In the painting a man kneeled with his face upturned. Hands lovingly caressed either side of his face as welcoming lips edged closer to his. It was almost the image of two lovers stealing a moment away, yet it was much more depraved of a scene than that. Between the two people who were the focus of the painting fleeted something so inescapable even lovers cannot truly share it: the kneeling man, eyes wide, yielded his soul to the devil that had him ensnared in its vile grasp. It hovered above the man with an immeasurable glee in its eyes. Around them was a macabre scene of corpses that had already surrendered that integral part of themselves. They lie emptily on the ground, gazing out on the world as if they were already dead. Demons, cherub skeletons and mutated creatures danced around the two in the center, completing the twisted scene before the soldier.

The man felt a wave of nausea as they reached the painting and it took everything within him to control himself. As he stood there before the painting the jumbled whispers grew more insistent, coming at him faster and louder from all directions; he had to control the overwhelming urge to sprint with everything he had back into the now quite welcoming blizzard. As the talking continued, each voice vying to be heard above the other, he began to register one repeated phrase, “Get out, get out, get out.” The intensity of the voices grew until they were a roar in his ears.

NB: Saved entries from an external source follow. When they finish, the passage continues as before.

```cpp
typedef struct vsrmc_deep_info {
  int32_t level, kind;
  int32_t exact;
  int32_t has_state, has_step, reserved0;
  uint64_t slices;
  uint64_t n_hit_states, n_hit_pairs;
  double where_ms, step_ms;
} vsrmc_deep_info;
int32_t vsrmc_checker_deep_attach(vsrmc_checker* c, const vsrmc_where* state_prog, const vsrmc_where* step_prog);
int32_t vsrmc_checker_deep_levels(vsrmc_checker* c, int32_t* levels, int32_t* probed, uint64_t cap, uint64_t* n);
int32_t vsrmc_checker_deep_result(vsrmc_checker* c, int32_t level, int32_t probed, vsrmc_deep_info* info, vsrmc_where_info* w, vsrmc_step_info* s);
int32_t vsrmc_checker_deep_where_states(vsrmc_checker* c, int32_t level, int32_t probed, uint64_t* fps, uint8_t* bits, uint64_t cap, uint64_t* n);
int32_t vsrmc_checker_deep_step_pairs(vsrmc_checker* c, int32_t level, uint64_t* fps, uint32_t* ordinals, uint8_t* bits, uint64_t cap, uint64_t* n);
int32_t vsrmc_checker_deep_witness(vsrmc_checker* c, int32_t level, int32_t which_program, int32_t k, uint64_t* words, uint64_t cap_words, uint64_t* off,
                                   int32_t* actions, uint64_t cap_states, uint64_t* n_states);

typedef struct vsrmc_deep_terminal_info {
// ... 129 lines not shown
```

vsr_tlaplus_amd/capi.py:

```python
import ctypes as C
import os

HERE = os.path.dirname(os.path.abspath(__file__))
LIB_PATH = os.environ.get("VSRMC_LIB") or os.path.join(HERE, "libvsrmc.so")

u64p = C.POINTER(C.c_uint64)


class Layout(C.Structure):
    _fields_ = [(n, C.c_int32) for n in (
        "replica_count", "client_count", "value_count", "start_view_on_timer_limit", "symmetry", "invariant_mask",
        "assume_commit_number", "check_deadlock", "words_per_replica", "fixed_words", "permutations", "max_bag",
        "max_record_words", "module")] + [("reserved", C.c_int32 * 2)]


class Options(C.Structure):
    _fields_ = [("device", C.c_int32), ("table_log2", C.c_int32), ("frontier_words", C.c_uint64),
                ("frontier_states", C.c_uint64), ("pending_entries", C.c_uint64), ("keep_trace", C.c_int32),
                ("rank", C.c_int32), ("world", C.c_int32), ("trace_entries", C.c_uint64), ("exact_ties", C.c_int32), ("filter_log2", C.c_int32), ("host_frontier", C.c_int32), ("reserved0", C.c_int32), ("frontier_words_b", C.c_uint64)]


class LevelInfo(C.Structure):
    _fields_ = [("level", C.c_int32), ("error_code", C.c_int32), ("frontier", C.c_uint64), ("generated", C.c_uint64),
                ("n_new", C.c_uint64), ("distinct", C.c_uint64), ("total_generated", C.c_uint64),
# ... 189 lines not shown
    "vsrmc_checker_deep_terminal_states": (C.c_int32, [V, C.c_int32, C.c_int32, V, V, C.c_uint64, C.POINTER(C.c_uint64)]),
    "vsrmc_checker_deep_terminal_witness": (C.c_int32, [V, C.c_int32, C.c_int32, C.c_int32, V, C.c_uint64, V, V, C.c_uint64, C.POINTER(C.c_uint64)]),
    "vsrmc_check": (C.c_int32, [V, C.c_int32, C.c_double, C.POINTER(C.c_int32), C.POINTER(LevelInfo)]),
    "vsrmc_queue_create": (C.c_int32, [C.c_int32, C.c_uint64, C.c_uint64, C.POINTER(V)]),
    "vsrmc_queue_enqueue_batch": (C.c_int32, [V, V, V, C.c_uint64]),
    "vsrmc_queue_dequeue_batch": (C.c_int32, [V, C.c_uint64, V, C.c_uint64, V, C.POINTER(C.c_uint64)]),
    "vsrmc_queue_size": (C.c_int32, [V, C.POINTER(C.c_uint64)]),
    "vsrmc_queue_destroy": (None, [V]),
    "vsrmc_simulate": (C.c_int32, [V, C.c_int32, C.c_uint32, C.c_int32, C.c_uint64, C.c_double, C.POINTER(SimResult)]),
    "vsrmc_simulate_where": (C.c_int32, [V, C.c_int32, V, V, C.c_int32, C.c_uint32, C.c_int32, C.c_uint64, C.c_double, C.c_uint64,
                                         C.POINTER(SimWhereResult)]),
    "vsrmc_simulate_constrained": (C.c_int32, [V, C.c_int32, V, C.c_int32, V, C.c_int32, C.c_uint32, C.c_int32, C.c_uint32, C.c_int32, C.c_uint64,
                                               C.c_double, C.c_uint64, C.POINTER(SimConstrainedResult)]),
    "vsrmc_checker_probe": (C.c_int32, [V, C.POINTER(LevelInfo)]),
    "vsrmc_checker_probe2": (C.c_int32, [V, C.POINTER(LevelInfo), C.POINTER(LevelInfo)]),
    "vsrmc_checker_probe3": (C.c_int32, [V, C.POINTER(LevelInfo), C.POINTER(LevelInfo), C.POINTER(LevelInfo)]),
    "vsrmc_checker_deepen": (C.c_int32, [V, C.POINTER(LevelInfo), C.POINTER(LevelInfo)]),
    "vsrmc_checker_options": (C.c_int32, [V, C.POINTER(Options)]),
    "vsrmc_checker_advance": (C.c_int32, [V, C.POINTER(LevelInfo), C.POINTER(LevelInfo), C.POINTER(C.c_int32)]),
    "vsrmc_checker_room": (C.c_int32, [V, C.POINTER(C.c_int32)]),
    "vsrmc_checker_probe_candidates": (C.c_int32, [V, C.c_void_p, C.c_uint64, C.POINTER(C.c_uint64)]),
    "vsrmc_checker_seen_batch": (C.c_int32, [V, C.c_void_p, C.c_uint64, C.c_int32, C.c_void_p]),
    "vsrmc_checker_probe_violators": (C.c_int32, [V, C.c_void_p, C.c_uint64, C.POINTER(C.c_uint64)]),
    "vsrmc_checker_probe_trace": (C.c_int32, [V, V, C.c_uint64, V, V, C.c_uint64, C.POINTER(C.c_uint64)]),
    "vsrmc_checker_bench_staging": (C.c_int32, [V, C.c_int32, C.c_int32, C.POINTER(C.c_double), C.POINTER(C.c_uint64)]),
    "vsrmc_checker_trace_to_violator": (C.c_int32, [V, C.c_uint64, V, C.c_uint64, V, V, C.c_uint64, C.POINTER(C.c_uint64)]),
    "vsrmc_checker_save": (C.c_int32, [V, C.c_char_p]),
    "vsrmc_checker_status": (C.c_int32, [V, C.POINTER(LevelInfo)]),
    "vsrmc_checker_load": (C.c_int32, [V, C.POINTER(Options), C.c_char_p, C.POINTER(V)]),
    "vsrmc_model_parse_states": (C.c_int32, [V, C.c_char_p, V, C.c_uint64, V, V, C.c_uint64, C.POINTER(C.c_uint64)]),
    "vsrmc_model_check_trace": (C.c_int32, [V, C.c_int32, V, V, C.c_uint64, V, V, C.POINTER(C.c_int64), C.POINTER(C.c_int32)]),
    "vsrmc_shard_expand": (C.c_int32, [V, C.POINTER(ShardIO), V]),
    "vsrmc_shard_claim": (C.c_int32, [V, V, C.c_uint64, V]),
    "vsrmc_shard_materialize": (C.c_int32, [V, C.POINTER(ShardIO), V]),
    "vsrmc_shard_count": (C.c_int32, [V, C.POINTER(C.c_uint64), C.POINTER(C.c_uint64)]),
    "vsrmc_shard_export": (C.c_int32, [V, C.c_uint64, C.c_uint64, V, C.c_uint64, V, V, C.c_uint64, C.POINTER(C.c_uint64),
                                      C.POINTER(C.c_uint64)]),
    "vsrmc_shard_append": (C.c_int32, [V, V, C.c_uint64, V, V, C.c_uint64]),
    "vsrmc_shard_commit": (C.c_int32, [V, C.POINTER(LevelInfo)]),
    "vsrmc_shard_local_step": (C.c_int32, [V, C.POINTER(LevelInfo)]),
    "vsrmc_shard_partition": (C.c_int32, [V, C.POINTER(C.c_uint64)]),
    "vsrmc_shard_set_max_bag": (C.c_int32, [V, C.c_uint64]),
    "vsrmc_comm_rccl_unique_id": (C.c_int32, [V]),
    "vsrmc_comm_rccl_create": (C.c_int32, [V, C.c_int32, C.c_int32, C.c_int32, C.POINTER(C.POINTER(Comm))]),
    "vsrmc_comm_rccl_destroy": (None, [C.POINTER(Comm)]),
    "vsrmc_shard_loop_create": (C.c_int32, [V, C.POINTER(Comm), C.c_uint64, C.c_uint64, C.c_uint64, C.c_uint64, C.POINTER(V)]),
# ... 73 lines not shown
```

vsr_tlaplus_amd/checker.py:

```python
import ctypes as C
import os

import numpy as np

from . import capi
from .capi import VsrmcError, check

ACTION_NAMES = ["Initial predicate", "TimerSendSVC", "ReceiveHigherSVC", "ReceiveMatchingSVC", "SendDVC",
                "ReceiveHigherDVC", "ReceiveMatchingDVC", "SendSV", "ReceiveSV", "ReceiveClientRequest",
                "ReceivePrepareMsg", "ReceivePrepareOkMsg", "ExecuteOp", "SendGetState", "ReceiveGetState",
                "ReceiveNewState"]

INV_ACK_NOT_LOST = 1
INV_ACK_ON_MAJORITY = 2


def _p(a):
    return C.c_void_p(a.ctypes.data)


class Where:

    def __init__(self, handle, model):
        self._h = handle
# ... 1146 lines not shown
            self.violation = dict(level=d["level"], index=None, fp=d["viol_fp"], mask=d["viol_mask"], probed=True)
        return d

    def probe2(self):
        v, p = capi.LevelInfo(), capi.LevelInfo()
        check(capi.load().vsrmc_checker_probe2(self._h, C.byref(v), C.byref(p)))
        dv, dp = v.as_dict(), p.as_dict()
        for d in (dv, dp):
            d["ancestor_index"] = d.pop("viol_index")
            if d["viol_mask"] and self.violation is None:
                self.violation = dict(level=d["level"], index=None, fp=d["viol_fp"], mask=d["viol_mask"], probed=True)
        return dv, dp

    def probe3(self):
        v1, v2, p = capi.LevelInfo(), capi.LevelInfo(), capi.LevelInfo()
        check(capi.load().vsrmc_checker_probe3(self._h, C.byref(v1), C.byref(v2), C.byref(p)))
        out = [v1.as_dict(), v2.as_dict(), p.as_dict()]
        for d in out:
            d["ancestor_index"] = d.pop("viol_index")
            if d["viol_mask"] and self.violation is None:
                self.violation = dict(level=d["level"], index=None, fp=d["viol_fp"], mask=d["viol_mask"], probed=True)
        return tuple(out)

    def probe_violators(self):
        n = C.c_uint64()
        check(capi.load().vsrmc_checker_probe_violators(self._h, None, 0, C.byref(n)))
        out = np.zeros(max(1, n.value), dtype=np.uint64)
        check(capi.load().vsrmc_checker_probe_violators(self._h, _p(out), len(out), C.byref(n)))
        return [int(x) for x in out[: n.value]]

    def probe_trace(self):
        lay = self.model.layout
        n_max = max(self.level, self.depth) + 3
        cap_w = (n_max + 1) * int(lay.max_record_words)
        words = np.zeros(cap_w, dtype=np.uint64)
        off = np.zeros(n_max + 2, dtype=np.uint64)
        acts = np.zeros(n_max + 2, dtype=np.int32)
        n = C.c_uint64()
        check(capi.load().vsrmc_checker_probe_trace(self._h, _p(words), cap_w, _p(off), _p(acts), len(off), C.byref(n)))
        return [(ACTION_NAMES[acts[t]], words[int(off[t]): int(off[t + 1])].copy()) for t in range(n.value)]

    def trace_to_violator(self, fp):
        lay = self.model.layout
        n_max = max(self.level, self.depth) + 3
        cap_w = (n_max + 1) * int(lay.max_record_words)
        words = np.zeros(cap_w, dtype=np.uint64)
# ... 17 lines not shown
```

vsr_tlaplus_amd/csrc/host_checker.hpp:

```cpp
#pragma once

struct PassDst {
  u64* words = nullptr;
  u64 words_cap = 0;
  u64* off = nullptr;
  u64* fp = nullptr;
  u64 cap = 0;
  bool own_words = true;
  bool own_index = true;
};
struct DeepLevelRec { u64 n_new = 0, n_local = 0, generated = 0, max_bag = 0, frontier = 0; };
struct vsrmc_deep_attach;
struct vsrmc_deep_terminal;
struct vsrmc_constraint;
struct vsrmc_action_constraint;
struct vsrmc_checker {
  vsrmc_model model;
  vsrmc_options opt;
  hipStream_t stream = nullptr;
  hipEvent_t ev[4] = {nullptr, nullptr, nullptr, nullptr};
  Slot* table = nullptr;
  u64 tmask = 0;
  u64* words[2] = {nullptr, nullptr};
  u64* off[2] = {nullptr, nullptr};
// ... 12 lines not shown
  double t_level0 = 0, expand_ms = 0, materialize_ms = 0;
  u64 nx_n = 0, nx_w = 0;
  u64 n_valid = 1;
  u64 cur_w = 0;
  u64* rslot = nullptr;
  u64 rslot_cap = 0;
  u64* filter = nullptr;
  u64 fmask = 0;
  u64* cand_idx = nullptr;
  u64 cand_idx_cap = 0;
  bool level_fused = false;
  int failed_code = 0;
  void* fused_kernel = nullptr;
  void* plain_kernel = nullptr;
  u64* redo_buf[2] = {nullptr, nullptr};
  void* plain5_kernel = nullptr;
  void* modes_kernel = nullptr;
  void* regen_bits_kernel = nullptr, *insert_kernel = nullptr;
  void* probe_kernel = nullptr;
  void* probe_scan_kernel = nullptr, *probe_apply_kernel = nullptr;
  u64* probe_list = nullptr;
  u64 probe_list_cap = 0;
  bool probe_scan_off = false;
  u64 cur_max_bag = 0;
  bool bag_known = true;
  u64 probe_fp = 0, probe_extra_fp = 0;
  int probe_level = 0;
  std::vector<u64> probe_viol;
  std::vector<u64> probe_viol_key;
  int probe_viol_level = 0;
  int host_frontier = 0;
  bool saw_violation = false;
  u64 extra_launches = 0;
  bool probe_all_actions = false;
  int deep = 0;
  std::vector<DeepLevelRec> deep_lv;
  u64 deep_g = 2;
  u64 deep_distinct = 0, deep_generated = 0;
  bool deep_regen_done = false;
  bool rebase_off = false;
  std::vector<PassDst> scratch;
  PassDst scratch0;
  bool scratch_carved = false;
  int scratch_buf = -1;
  u64 scratch_front = 0;
  WSet h_wset = {nullptr, nullptr, 0};
// ... 50 lines not shown
double constraint_write_ratio(const vsrmc_checker* c);
bool deep_constrain_on(const vsrmc_checker* c);
int deep_constrain_filtered_through(const vsrmc_checker* c);
int deep_constrain_begin(vsrmc_checker* c, int first, int last);
int deep_constrain_slice(vsrmc_checker* c, const PassDst& B, u64 part, int level, ConstrainCtl* inserted);
int deep_constrain_end(vsrmc_checker* c, int rc, int base, int last_regen);
void deep_constrain_drop_empty(vsrmc_checker* c);
u64 deep_constrain_pruned_of(const vsrmc_checker* c, int level);
int phase_expand_gated(vsrmc_checker* c);
void action_constraint_restart(vsrmc_checker* c);
void action_constraint_free(vsrmc_checker* c);
int action_constraint_trace(vsrmc_checker* c, const std::vector<u64>& fps, u64* words, u64 cap_words, u64* off, int32_t* actions, u64 cap_states, u64* n_states);
const vsrmc_where* action_constraint_program(const vsrmc_checker* c, int* k);
bool action_deep_on(const vsrmc_checker* c);
int expand_pass_gated(vsrmc_checker* c, const u64* src_words, const u64* src_off, u64 n, u64 p_off, int level, int mode, u64 bag, const PassDst* dst);
void action_deep_file(vsrmc_checker* c, int level, int kind);
void action_deep_epoch(vsrmc_checker* c);
typedef void (*ExpandKernel)(Model, const u64*, const u64*, u64, int, int, Slot*, u64, u64*, u64, LevelCtl*, int, int, u64*, u64, u32, u64*,
                             u64, u64*, u64, u64*, u32, u32, int, u32, u64*, u64, u64*, u32, int, u64, const WSet*, u32);
typedef void (*MaterializeKernel)(Model, const u64*, const u64*, const u64*, u64, Slot*, u64*, u64, u64*, u64, u64*, LevelCtl*,
                                  const uint8_t*, u64*, u64*, int, u32, u32, int, const u64*);
typedef void (*ProbeScanKernel)(Model, const u64*, const u64*, u64, LevelCtl*, int, u32, u64*, u64);
typedef void (*ProbeApplyKernel)(Model, const u64*, const u64*, const u64*, u64, u64*, u64, LevelCtl*);
struct KernelSet {
  ExpandKernel exact;
  MaterializeKernel materialize;
  ExpandKernel fused;
  bool generic;
  ExpandKernel plain = nullptr, plain5 = nullptr, modes = nullptr, regen_bits = nullptr, insert = nullptr, probe = nullptr;
  ProbeScanKernel scan = nullptr;
  ProbeApplyKernel apply = nullptr;
};
template <int SPEC>
KernelSet full_set(ExpandKernel plain5 = nullptr) {
  KernelSet k{k_expand<false, SPEC>, k_materialize<SPEC>, k_expand<true, SPEC>, false, k_expand<true, SPEC, EXPAND_PLAIN>, plain5,
              k_expand<true, SPEC, EXPAND_MODES>, k_expand<true, SPEC, EXPAND_REGEN_BITS>, k_expand<true, SPEC, EXPAND_INSERT>};
  if constexpr ((SPEC % 1000) / 100 <= 3) { k.scan = k_probe_scan<SPEC>; k.apply = k_probe_apply<SPEC>; }
  else k.probe = k_expand<true, SPEC, EXPAND_PROBE>;
  return k;
}
KernelSet kernels_for(const Model& M) {
  switch (M.model_id * 1000 + M.R * 100 + M.C * 10 + M.n) {
    case 211: return {k_expand<false, 211>, k_materialize<211>, k_expand<true, 211>, false};
    case 212: return {k_expand<false, 0>, k_materialize<0>, k_expand<true, 212>, false};
    case 311: return {k_expand<false, 0>, k_materialize<0>, k_expand<true, 311>, false};
    case 312: return full_set<312>(k_expand<true, 312, EXPAND_PLAIN5>);
    case 313: return full_set<313>();
    case 323: {
      KernelSet k{k_expand<false, 0>, k_materialize<0>, k_expand<true, 323>, false};
      k.plain = k_expand<true, 323, EXPAND_PLAIN>;
      return k;
    }
    case 412: return {k_expand<false, 0>, k_materialize<0>, k_expand<true, 412>, false};
    case 512: return full_set<512>();
    case 1302: {
      KernelSet k{k_expand<false, 1000>, k_materialize<1000>, k_expand<true, 1302>, false};
      k.plain = k_expand<true, 1302, EXPAND_PLAIN>;
      return k;
    }
    case 2302: {
// ... 302 lines not shown
    vsrmc_checker_destroy(c);
    return fail(VSRMC_E_HIP, std::string("hipMalloc: ") + hipGetErrorString(e));
  }
  const KernelSet ks = kernels_for(M);
  c->fused_kernel = (void*)ks.fused;
  c->modes_kernel = (void*)ks.modes;
  c->plain_kernel = (void*)ks.plain;
  c->plain5_kernel = (void*)ks.plain5;
  c->regen_bits_kernel = (void*)ks.regen_bits;
  c->insert_kernel = (void*)ks.insert;
  c->probe_kernel = std::getenv("VSRMC_NO_PROBE_KERNEL") ? nullptr : (void*)ks.probe;
  if (ks.scan && ks.apply && !std::getenv("VSRMC_NO_PROBE_KERNEL")) {
    u64 cap = std::max<u64>((u64)1 << 12, std::min<u64>((u64)1 << 24, o->frontier_states / 4));
    if (const char* ev = std::getenv("VSRMC_PROBE_LIST")) cap = (u64)std::max<long long>(1, std::atoll(ev));
    if (hipMalloc((void**)&c->probe_list, ((u64)PSCAN_LIST_HDR + cap) * 8) == hipSuccess) {
      c->probe_list_cap = cap;
      c->probe_scan_kernel = (void*)ks.scan;
      c->probe_apply_kernel = (void*)ks.apply;
    } else {
      (void)hipGetLastError();
      c->probe_list = nullptr;
    }
  }
  rc = checker_seed(c);
  if (rc) { vsrmc_checker_destroy(c); return rc; }
  *out = c;
  return 0;
}
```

He wanted to run. He wanted to clap his hands over his ears and block out that harsh, terrorizing noise. Instead he stood fixated in place, suddenly colder than the blizzard that awaited him outside. Cold sweat began to pour out of him. He tried to speak but couldn’t; his tongue, now thick and clumsy in his mouth, was rendered as immobile as the rest of him.

The woman continued on past the portrait without sparing it another glance. She casually rested at the door beside it, her fingers still on the wall, one hand resting gracefully on the door. “These walls hum with vitality, do they not?” she whispered almost lovingly as she trailed her hand down to the knob. With a final push, the door opened with a creak...

“Be our guest, be our guest...” sang the butcher as he brought his cleaver down on a leg. Slicing off a piece of the meat, he dropped it down to the tattered cat beside him. The cat leaned its rotted nose down to give the meat a cursory sniff before hissing disdainfully, its shabby black fur spiking up along its hunched back.

“Donnae be so callous. We treat our guests wif respect,” the butcher brought down his cleaver once more as the cat wrapped itself about his leg with a cursory huff in reply. In the castle all was normal. Yet, in the town that rested ten miles past the valley, a carriage would soon roll in. It would bring with it a dream of happiness in the form of gleaming, golden walls and an optimistic, if rather volatile, family of three, but what lurked on the horizon was a promise of a raining fire that would burn everything once glorious to a hellish crisp.